Dundee United
- Chairman: Stephen Thompson
- Manager: Craig Levein (until 23 December 2009) Peter Houston
- Stadium: Tannadice Park
- Scottish Premier League: 3rd
- Scottish Cup: Winners
- League Cup: Fourth round
- Top goalscorer: League: Jon Daly (13) All: David Goodwillie (15)
- Highest home attendance: 11,100 vs. Celtic, 22 November 2009
- Lowest home attendance: 6,000 vs. Hamilton, 17 October 2009
| Home colours | Away colours | Centenary colours |
- ← 2008–092010–11 →

= 2009–10 Dundee United F.C. season =

The 2009–10 season covers the period from 1 July 2009 to 30 June 2010 and was the club's 101st season, having been founded as Dundee Hibernian in 1909.

==Review and Events==
A number of players joined and left the club in early pre-season. Striker Danny Cadamarteri signed on a Bosman transfer from Huddersfield Town, while goalkeeper Steve Banks arrived as player/goalkeeping coach after negotiating his release from Hearts. Former England under-18 cap Jennison Myrie-Williams arrived after leaving Bristol City while Michael McGovern, who had been signed as back-up on a one-year deal last summer, left the club after failing to make a first-team appearance. Warren Feeney's loan spell also came to an end and wasn't renewed, while a handful of under-19 players were either released or allowed to move to lower league clubs.

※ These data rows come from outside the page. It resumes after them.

# LayerXcom/zero-chain

Measured on NVIDIA H100. Metric: g1_msm_mops_2^20, higher is better.
Workload: dtype u32-limb Montgomery (Fq 12x32, Fr 8x32), integer

## Files before the change

zero_chain_b200/csrc/engine.cu:

```cuda
#define ZK_SEMI_HOT 1
#include "internal.h"
#include "msm_driver.cuh"

using namespace zkmsm;

static thread_local char g_err[512] = "";
void zk_set_error(const char *fmt, ...) {
    va_list ap; va_start(ap, fmt); vsnprintf(g_err, sizeof(g_err), fmt, ap); va_end(ap);
    (void)cudaGetLastError();
}
extern "C" const char *zk_last_error(void) { return g_err; }
extern "C" const char *zk_version(void) { return "zkb200 0.1 (sm_90a)"; }
extern "C" int zk_device_count(void) {
    int n = 0;
    if (cudaGetDeviceCount(&n) != cudaSuccess) { cudaGetLastError(); return 0; }
    return n;
}
int zk_use_device(zk_ctx *ctx) { ZK_CUDA(cudaSetDevice(ctx->device)); return ZK_OK; }

extern "C" int zk_ctx_create(int device, void *stream, zk_ctx **out) {
    if (!out) { zk_set_error("zk_ctx_create: out is NULL"); return ZK_ERR_INVALID; }
    int n = zk_device_count();
    if (n == 0) { zk_set_error("no CUDA device: libzkb200 has no CPU fallback"); return ZK_ERR_CUDA; }
    if (device < 0 || device >= n) { zk_set_error("device %d out of range (%d devices)", device, n); return ZK_ERR_INVALID; }
    ZK_CUDA(cudaSetDevice(device));
    zk_ctx *c = new zk_ctx();
    c->device = device;
    if (stream) { c->stream = (cudaStream_t)stream; c->own_stream = false; }
    else { ZK_CUDA(cudaStreamCreateWithFlags(&c->stream, cudaStreamNonBlocking)); c->own_stream = true; }
    cudaDeviceProp prop;
    ZK_CUDA(cudaGetDeviceProperties(&prop, device));
    c->sm_count = prop.multiProcessorCount;
    ZK_CUDA(cudaMalloc(&c->d_err, 32 * sizeof(int)));
    ZK_CUDA(cudaMemsetAsync(c->d_err, 0, 32 * sizeof(int), c->stream));
    c->h_pinned_cap = 1 << 20;
    ZK_CUDA(cudaMallocHost(&c->h_pinned, c->h_pinned_cap));
    *out = c;
    return ZK_OK;
}
extern "C" void zk_ctx_destroy(zk_ctx *c) {
    if (!c) return;
    if (c->aux) { zk_ctx_destroy(c->aux); c->aux = nullptr; }
    if (c->aux2) { zk_ctx_destroy(c->aux2); c->aux2 = nullptr; }
    if (c->aux3) { zk_ctx_destroy(c->aux3); c->aux3 = nullptr; }
    cudaSetDevice(c->device);
    cudaStreamSynchronize(c->stream);
    DevBuf *bufs[] = {&c->scalars, &c->digits, &c->tile_hist, &c->tile_off, &c->sizes, &c->bucket_off, &c->task_off, &c->scan_scratch,
                      &c->sorted, &c->partials, &c->buckets, &c->red_part, &c->red_x, &c->result, &c->out_bytes, &c->stage_a, &c->stage_b,
                      &c->stage_c, &c->ntt_tmp, &c->g_a, &c->g_b, &c->g_c, &c->g_h, &c->g_scal, &c->g_misc,
                      &c->aff_pts0, &c->aff_pts1, &c->aff_scratch, &c->aff_off0, &c->aff_off1, &c->aff_sizes0, &c->aff_sizes1, &c->aff_srcs, &c->aff_tot, &c->red_rows, &c->g_scal2, &c->g_scal3, &c->sorted2, &c->coarse_off, &c->coarse_sizes, &c->task_order, &c->len_hist, &c->heavy_list, &c->red_tmp,
                      &c->v_pts, &c->v_stat, &c->v_coef, &c->v_f, &c->v_part, &c->v_io, &c->v_jj,
                      &c->eg_table, &c->eg_index, &c->jm, &c->bal, &c->bal_io};
    for (DevBuf *b : bufs) b->release();
    for (NttSlot &sl : c->ntt_slots) { sl.w.release(); sl.g.release(); sl.gi.release(); sl.consts.release(); }
    if (c->tail) { cudaStreamSynchronize(c->tail); cudaStreamDestroy(c->tail); cudaEventDestroy(c->ev_front); cudaEventDestroy(c->ev_tail); }
    if (c->d_err) cudaFree(c->d_err);
    if (c->h_pinned) cudaFreeHost(c->h_pinned);
    if (c->own_stream) cudaStreamDestroy(c->stream);
    delete c;
}
extern "C" int zk_ctx_set_opt(zk_ctx *c, int opt, long value) {
    if (!c) { zk_set_error("zk_ctx_set_opt: NULL ctx"); return ZK_ERR_INVALID; }
    for (zk_ctx *x : {c, c->aux, c->aux2, c->aux3}) {
        if (!x) continue;
        if (opt == ZK_OPT_AFFINE_MIN_ENTRIES) x->opts.ba_min_entries = value;
        else if (opt == ZK_OPT_AFFINE_LEVELS) x->opts.ba_levels = value;
        else if (opt == ZK_OPT_VERIFY_LANES) x->opts.verify_lanes = value;
        else { zk_set_error("zk_ctx_set_opt: unknown option %d", opt); return ZK_ERR_INVALID; }
    }
    return ZK_OK;
}
extern "C" int zk_ctx_sync(zk_ctx *c) { ZK_TRY(zk_use_device(c)); return zk_check_err_flag(c); }
extern "C" void *zk_ctx_stream(zk_ctx *c) { return (void *)c->stream; }

int zk_check_err_flag(zk_ctx *ctx) {
    int e[3] = {0, 0, 0};
    ZK_CUDA(cudaMemcpyAsync(e, ctx->d_err, sizeof(e), cudaMemcpyDeviceToHost, ctx->stream));
    ZK_CUDA(cudaStreamSynchronize(ctx->stream));
    if (e[0] || e[1] || e[ZK_ERR_SLOT_ACCOUNT]) {
        ZK_CUDA(cudaMemsetAsync(ctx->d_err, 0, sizeof(e), ctx->stream));
        if (e[0]) { zk_set_error("scalar not canonical (>= r)"); return ZK_ERR_NOT_CANONICAL; }
        if (e[ZK_ERR_SLOT_ACCOUNT]) {
            zk_set_error("account %u: a stored ciphertext fails Ciphertext::read", ~(uint32_t)e[ZK_ERR_SLOT_ACCOUNT]);
// ... 333 lines not shown
```

zero_chain_b200/csrc/internal.h:

```cpp
#pragma once
#include <cuda_runtime.h>
#include <stdarg.h>
#include <stdint.h>
#include <stdio.h>
#include <string.h>
#include <string>
#include <vector>
#include "../../include/zkb200.h"
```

===Chronological list of events===
This is a list of the significant events to occur at the club during the 2009–10 season, presented in chronological order. This list does not include transfers, which are listed in the transfers section below, or match results, which are in the results section.

- 7 July: Francisco Sandaza's double hernia rules him out until September.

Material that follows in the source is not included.